REQUIRED WORK:
Read the records beneath this task and copy every line that contains the string "partial".

Dataset items:
____________

# victorramirez952/tomography_3d_reconstructor

Hardware: AMD Instinct MI355X
Metric: Mvoxels/s (SDF+MC) on 1024^3 ellipsoid stack; achieved HBM GB/s vs peak (higher is better)
Workload: dtype f64

## Files before the change

### include/tomo_hip.h

```cpp
#ifndef TOMO_HIP_H
#define TOMO_HIP_H

#include <stddef.h>
#include <stdint.h>

#ifdef __cplusplus
extern "C" {
#endif

#define TOMO_OK 0
#define TOMO_E_ARG (-1)
#define TOMO_E_LAUNCH (-2)
#define TOMO_E_SIZE (-3)
#define TOMO_E_WORKSPACE (-4)

int tomo_abi_version(void);
const char *tomo_error_string(int code);
int tomo_host_mc_cell(const float *h_v, double iso, int8_t *h_tris, int *h_uses_centre);
double tomo_host_mc_edge_offset(double va, double vb);
void tomo_host_mc_centre_offset(const double *h_v8, double *h_out3);

int tomo_host_checksum(const void *h_data, int64_t nbytes, int nthreads, uint64_t *h_out);
int tomo_host_checksum_impl(const void *h_data, int64_t nbytes, int nthreads, int impl, uint64_t *h_out);
int64_t tomo_host_checksum_chunk_bytes(void);
// ... 61 lines not shown
int tomo_field_signs(const float *field, int Nz, int Ny, int Nx, int64_t pitch, int xorg, double iso, int z_begin,
                     int z_end, unsigned long long *signs, uint8_t *gcls, void *stream);

int tomo_mc_classify(const unsigned long long *signs, const uint8_t *gcls, int Nz, int Ny, int Nx, int xorg,
                     unsigned long long *seg_act, uint32_t *seg_cnt, void *stream);
int tomo_mc_scan_segments(const uint32_t *seg_cnt, int64_t nseg, uint32_t *seg_aoff, unsigned long long *totals,
                          void *workspace, int64_t workspace_bytes, void *stream);
int64_t tomo_mc_scan_workspace_bytes(int64_t n);
int tomo_mc_scan(const uint32_t *counts, int64_t n, uint32_t *off_a, uint32_t *off_b, uint32_t *nz_ids,
                 unsigned long long *totals, void *workspace, int64_t workspace_bytes, void *stream);
int tomo_mc_list(int Nz, int Ny, int Nx, int xorg, const uint32_t *seg_aoff, const unsigned long long *seg_act,
                 unsigned long long *vox_key, void *stream);
int tomo_mc_eval(const float *field, int Nz, int Ny, int Nx, int64_t pitch, int xorg, double iso,
                 const unsigned long long *vox_key, int64_t na, uint32_t *vox_counts, uint8_t *vox_flags, void *stream);
int tomo_mc_list_capped(int Nz, int Ny, int Nx, int xorg, const uint32_t *seg_aoff, const unsigned long long *seg_act,
                        unsigned long long *vox_key, int64_t cap, void *stream);
int tomo_mc_eval_capped(const float *field, int Nz, int Ny, int Nx, int64_t pitch, int xorg, double iso,
                        const unsigned long long *vox_key, int64_t cap, const unsigned long long *na_dev,
                        uint32_t *vox_counts, uint8_t *vox_flags, void *stream);
int tomo_mc_emit(const float *field, int Nz, int Ny, int Nx, int64_t pitch, int xorg, double iso,
                 const unsigned long long *vox_key, int64_t na, const unsigned long long *seg_act,
                 const uint32_t *seg_aoff, const uint32_t *vox_voff, const uint32_t *vox_foff, const uint8_t *vox_flags,
                 int z_offset, unsigned long long *vkey, float *vpos, int32_t *faces, unsigned long long *totals,
                 void *stream);

int tomo_mc_first_touch(const float *field, int Nz, int Ny, int Nx, int64_t pitch, int xorg, double iso,
                        const unsigned long long *vox_key, int64_t na, const unsigned long long *seg_act,
                        const uint32_t *seg_aoff, const uint32_t *vox_voff, const uint8_t *vox_flags, int mode,
                        uint32_t *created, const uint32_t *base, int32_t *ft_rank, unsigned long long *totals, void *stream);

int tomo_mc3_list(int Nz, int Ny, int Nx, int xorg, const uint32_t *seg_cnt, const unsigned long long *seg_act,
                  uint32_t *seg_blk, uint32_t *seg_aoff, unsigned long long *vox_key, int64_t cap, unsigned long long *tot,
                  void *stream);
int tomo_mc3_eval(const float *field, int Nz, int Ny, int Nx, int64_t pitch, int xorg, double iso,
                  const unsigned long long *vox_key, int64_t cap, const unsigned long long *tot, int z_offset,
                  uint32_t *vox_loc, int32_t *vox_til, uint8_t *vox_flags, uint16_t *vox_used, float *vox_f3, float *vox_c3,
                  uint32_t *blk3, void *stream);
int64_t tomo_mc3_slice_table_words(int Nz, int Ny);
int64_t tomo_mc3_sort_segments(int Nz, int Ny);
int tomo_mc3_scan(int Nz, int Ny, int Nx, int xorg, const uint32_t *seg_aoff, const uint32_t *vox_loc, int64_t cap,
                  uint32_t *blk3, uint32_t *slice_tab, unsigned long long *tot, int64_t cap_v, int64_t cap_f, void *stream);
int tomo_mc3_vertices(int Nz, int Ny, int Nx, int xorg, const unsigned long long *vox_key, int64_t cap,
                      const unsigned long long *tot, const uint32_t *vox_loc, const uint8_t *vox_flags, const float *vox_f3,
                      const float *vox_c3, const uint32_t *blk3, const uint32_t *slice_tab, int z_offset, int shift,
                      const double *cum, int64_t ncum, const double *adj, int64_t nadj, float mm_y, float mm_x, float *vrec,
                      uint32_t *keys, uint32_t *idx, void *stream);
int64_t tomo_mc3_sort_workspace_bytes(int64_t cap_v, int64_t nseg);
int tomo_mc3_sort_rank_top(const float *vrec, uint32_t *keys, uint32_t *idx, int64_t cap_v, int Nz, int Ny, const uint32_t *slice_tab,
                           unsigned long long *tot, float *uniq, int32_t *table, void *workspace, int64_t workspace_bytes,
                           float z_top, void *stream);
int tomo_mc3_sort_rank_fused(const float *vrec, const uint32_t *keys, int64_t cap_v, int Nz, int Ny, uint32_t *slice_tab,
                             unsigned long long *tot, float *uniq, int32_t *table, float z_top, void *stream);
int tomo_mc3_faces(int Nz, int Ny, int Nx, int xorg, const unsigned long long *vox_key, int64_t cap, unsigned long long *tot,
                   const unsigned long long *seg_act, const uint32_t *seg_aoff, const uint32_t *vox_loc, const int32_t *vox_til,
                   const uint16_t *vox_used, const uint32_t *blk3, const int32_t *table, int64_t *faces, int64_t cap_f,
                   void *stream);
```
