template <bool SILU, int SETS>
__global__ __launch_bounds__(kThreads) void gn_bwd_stats_kernel(
    const bf16_t* __restrict__ dy, const bf16_t* __restrict__ x, const float* __restrict__ gamma,
    const float* __restrict__ beta, const float* __restrict__ mean, const float* __restrict__ rstd,
    GNShape s, int nx, int dy_compact, int set_images, long set_stride, float* __restrict__ partial,
    float* __restrict__ dgamma, float* __restrict__ dbeta) {
    __shared__ __attribute__((aligned(16))) float red[2048];
    __shared__ float ch1[kMaxC], ch2[kMaxC];
    const int n = blockIdx.y, chunk = blockIdx.x, tid = threadIdx.x;
    const int c0 = blockIdx.z * s.C, g0 = blockIdx.z * s.G;
    const int slot = tid / s.lpp, cc = tid - slot * s.lpp;
    const bool active = slot < s.ppi;
    gamma += c0; beta += c0; dy += c0;
    float a1[SETS][8], a2[SETS][8];
#pragma unroll
    for (int k = 0; k < SETS; ++k)
#pragma unroll
        for (int e = 0; e < 8; ++e) { a1[k][e] = 0.f; a2[k][e] = 0.f; }
    if (active) {
        float mr[8], rs[8], ga[8], be[8], ga2[8], be2[8];
#pragma unroll
        for (int e = 0; e < 8; ++e) {
            const int c = cc * 8 + e, g = c / s.cpg;
            rs[e] = rstd[(long)n * s.Gf + g0 + g]; mr[e] = mean[(long)n * s.Gf + g0 + g] * rs[e];
            ga[e] = gamma[c]; be[e] = beta[c];
            ga2[e] = -1.44269504088896f * ga[e]; be2[e] = -1.44269504088896f * be[e];
        }
        const long rpi = (long)(s.H + 2) * (s.W + 2);
        const bf16_t* xbase = x + (long)n * rpi * s.ldx + c0;
        const bf16_t* dbase[SETS];
#pragma unroll
        for (int k = 0; k < SETS; ++k)
            dbase[k] = dy + (dy_compact ? (long)(k * nx + n) * s.H * s.W : (long)(k * nx + n) * rpi) * s.ld;
        const unsigned xb = s.ldx * 2, db = s.ld * 2, lb = cc * 16;
        PixelWalk w(s, chunk, slot);
        constexpr int DEPTH = kStatsDepth;
        u32x4_t bx[DEPTH], bd[DEPTH][SETS];
        bool have[DEPTH];
        auto issue = [&](const PixelWalk& q, u32x4_t& ox, u32x4_t (&od)[SETS]) {
            ox = ld16(xbase, boff(q.row(), xb, lb));
            const unsigned doff = boff(dy_compact ? q.pi : q.row(), db, lb);
#pragma unroll
            for (int k = 0; k < SETS; ++k) od[k] = ld16(dbase[k], doff);
        };
#pragma unroll
        for (int b2 = 0; b2 < DEPTH; ++b2) {
            bx[b2] = u32x4_t{0u, 0u, 0u, 0u};
#pragma unroll
            for (int k = 0; k < SETS; ++k) bd[b2][k] = u32x4_t{0u, 0u, 0u, 0u};
            have[b2] = w.ok();
            if (have[b2]) { issue(w, bx[b2], bd[b2]); w.next(); }
        }
        while (have[0]) {
#pragma unroll
            for (int b2 = 0; b2 < DEPTH; ++b2) {
                if (!have[b2]) break;
                const u32x4_t rx = bx[b2];
                u32x4_t rd[SETS];
#pragma unroll
                for (int k = 0; k < SETS; ++k) rd[k] = bd[b2][k];
                have[b2] = w.ok();
                if (have[b2]) { issue(w, bx[b2], bd[b2]); w.next(); }
                float v[8], q1[8], q2[8];
                unpack8(rx, v);
#pragma unroll
                for (int e = 0; e < 8; ++e) {
                    const float xh = v[e] * rs[e] - mr[e];
                    if (SILU) {
                        const float ex = __builtin_amdgcn_exp2f(xh * ga2[e] + be2[e]);
                        const float sg = __builtin_amdgcn_rcpf(1.f + ex);
                        const float z = xh * ga[e] + be[e];
                        q1[e] = sg * (1.f + z * (1.f - sg));
                    } else {
                        q1[e] = 1.f;
                    }
                    q2[e] = q1[e] * xh;
                }
#pragma unroll
                for (int k = 0; k < SETS; ++k) {
                    float d[8];
                    unpack8(rd[k], d);
#pragma unroll
                    for (int e = 0; e < 8; ++e) {
                        a1[k][e] += d[e] * q1[e]; a2[k][e] += d[e] * q2[e];
                    }
                }
            }
        }
    }
    for (int k = 0; k < SETS; ++k) {
        reduce_slots(a1[k], active, slot, cc, s, red, ch1);
        reduce_slots(a2[k], active, slot, cc, s, red, ch2);
        const int n2 = k * nx + n;
        if (tid < 2 * s.G) {
            const int g = tid >> 1;
            const float* src = (tid & 1) ? ch2 : ch1;
            float t = 0.f;
            for (int c = g * s.cpg; c < (g + 1) * s.cpg; ++c) t += src[c] * gamma[c];
            partial[(((long)n2 * s.nslices + blockIdx.z) * s.nchunks + chunk) * 2 * s.G + tid] = t;
        }
        const long so = (long)(n2 / set_images) * set_stride + c0;
        for (int i = tid; i < s.C; i += kThreads) {
            atomicAdd(dgamma + so + i, ch2[i]);
            atomicAdd(dbeta + so + i, ch1[i]);
        }
        __syncthreads();
    }
}

template <bool SILU>
__device__ __forceinline__ void gn_bwd_xhat(float v, float rs, float mr, float ga, float be, float& xh, float& dsl) {
#pragma clang fp contract(off)
    xh = fmaf(v, rs, -mr);
    dsl = (SILU ? dsilu_f(fmaf(xh, ga, be)) : 1.f) * ga;
}
__device__ __forceinline__ float gn_bwd_t(float d, float dsl, float xh, float rs, float m1, float m2) {
#pragma clang fp contract(off)
    return rs * fmaf(-xh, m2, fmaf(d, dsl, -m1));
}
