@@ -276,16 +276,19 @@
             if (n == 0) zr.add(cstart.ptr, ncell + 1);
         }
         zr.run(stream());
+        build_words_clear = false;
         if (n == 0) return;
         hipLaunchKernelGGL((k_cell_assign<real, Src, Spc>), dim3(blocks_for(n, 256)), dim3(256), 0, stream(), n, src, grid,
                            cell_of.ptr, count.ptr, spc, dm, keep);
         scanner.run(count.ptr, nbins + 1, stream());
         tmp2.ensure(std::max((size_t)n, capacity) + 1);
         hipLaunchKernelGGL(k_cell_scatter_keyed, dim3(blocks_for(n, 256)), dim3(256), 0, stream(), n, cell_of.ptr, count.ptr,
-                           fill.ptr, key, tmp2.ptr, tagkey);
-        hipLaunchKernelGGL(k_cell_rankfix_keyed, dim3(blocks_for(n, 256)), dim3(256), 0, stream(), n, cell_of.ptr, count.ptr,
-                           tmp2.ptr, order.ptr, keep ? count.ptr + nbins : nullptr, tagkey != nullptr ? 1 : 0);
-    }
+                           fill.ptr, key, tmp2.ptr, tagkey, (int)ncell, dm, dm > 1 ? cstart.ptr : nullptr, flags.ptr,
+                           BUILD_WORDS + RUN_AHEAD);
+        build_words_clear = true; step_words_clear = true;
+        bin_ties = tagkey != nullptr ? 1 : 0;
+    }
+    int bin_ties = 0;
     int sub_k() const {
         const double cx = len[0] / std::max(1, grid.M[0]);
         const double margin = 16.0 * grid.M[0] * (sizeof(real) == 4 ? 6.0e-8 : 1.2e-16) + 1e-9;
@@ -330,10 +333,10 @@
         else bin_untyped(UserPos<real>{pos}, nullptr, -1, use_tags ? tags_user : nullptr);
         if (n > 0)
             hipLaunchKernelGGL((k_gather_user<real>), dim3(blocks_for(n, 256)), dim3(256), 0, stream(), n, n_owned, pitch,
-                               grid, order.ptr, cell_of.ptr, pos, atoms, velocities, inv_mass, rec.ptr, te.ptr, xb.ptr,
+                               grid, tmp2.ptr, bin_ties, cell_of.ptr, pos, atoms, velocities, inv_mass, rec.ptr, te.ptr, xb.ptr,
                                with_vel ? vel.ptr : nullptr, with_mass ? im.ptr : nullptr, perm.ptr, inv_perm.ptr,
                                cell_sorted.ptr, img.ptr, digits(), use_tags ? tags_user : nullptr, use_tags ? tag.ptr : nullptr,
-                               (int)ncell, digits() > 1 ? cstart.ptr : nullptr, count.ptr, rel_grid_next(rel_next, nullptr));
+                               count.ptr, rel_grid_next(rel_next, nullptr));
         rel_commit(rel_next);
         q_valid = false;
         if (has_ghosts)
@@ -356,12 +359,11 @@
         else bin_untyped(RecPos<real>{rec.ptr, rel_in}, perm.ptr, -1, tk);
         if (n > 0)
             hipLaunchKernelGGL((k_gather_sorted<real, false>), dim3(blocks_for(n, 256)), dim3(256), 0, stream(), n, pitch, grid,
-                               order.ptr, cell_of.ptr, rec.ptr, te.ptr, with_vel ? vel.ptr : nullptr,
+                               tmp2.ptr, bin_ties, cell_of.ptr, rec.ptr, te.ptr, with_vel ? vel.ptr : nullptr,
                                with_mass ? im.ptr : nullptr, perm.ptr, img.ptr, rec2.ptr, te2.ptr, xb.ptr,
                                with_vel ? vel2.ptr : nullptr, with_mass ? im2.ptr : nullptr, perm2.ptr, inv_perm.ptr,
                                cell_sorted2.ptr, img2.ptr, digits(), tk, use_tags ? tag2.ptr : nullptr, (const int *)nullptr,
-                               (int *)nullptr, (int)ncell, digits() > 1 ? cstart.ptr : nullptr, count.ptr, rel_in,
-                               rel_grid_next(rel_next, nullptr));
+                               (int *)nullptr, count.ptr, rel_in, rel_grid_next(rel_next, nullptr));
         swap_sorted_buffers();
         rel_commit(rel_next);
         build_list();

____________

RESPONSE:
    GNShape s, int nx, int dy_compact, int set_images, long set_stride, float* __restrict__ partial,
            partial[(((long)n2 * s.nslices + blockIdx.z) * s.nchunks + chunk) * 2 * s.G + tid] = t;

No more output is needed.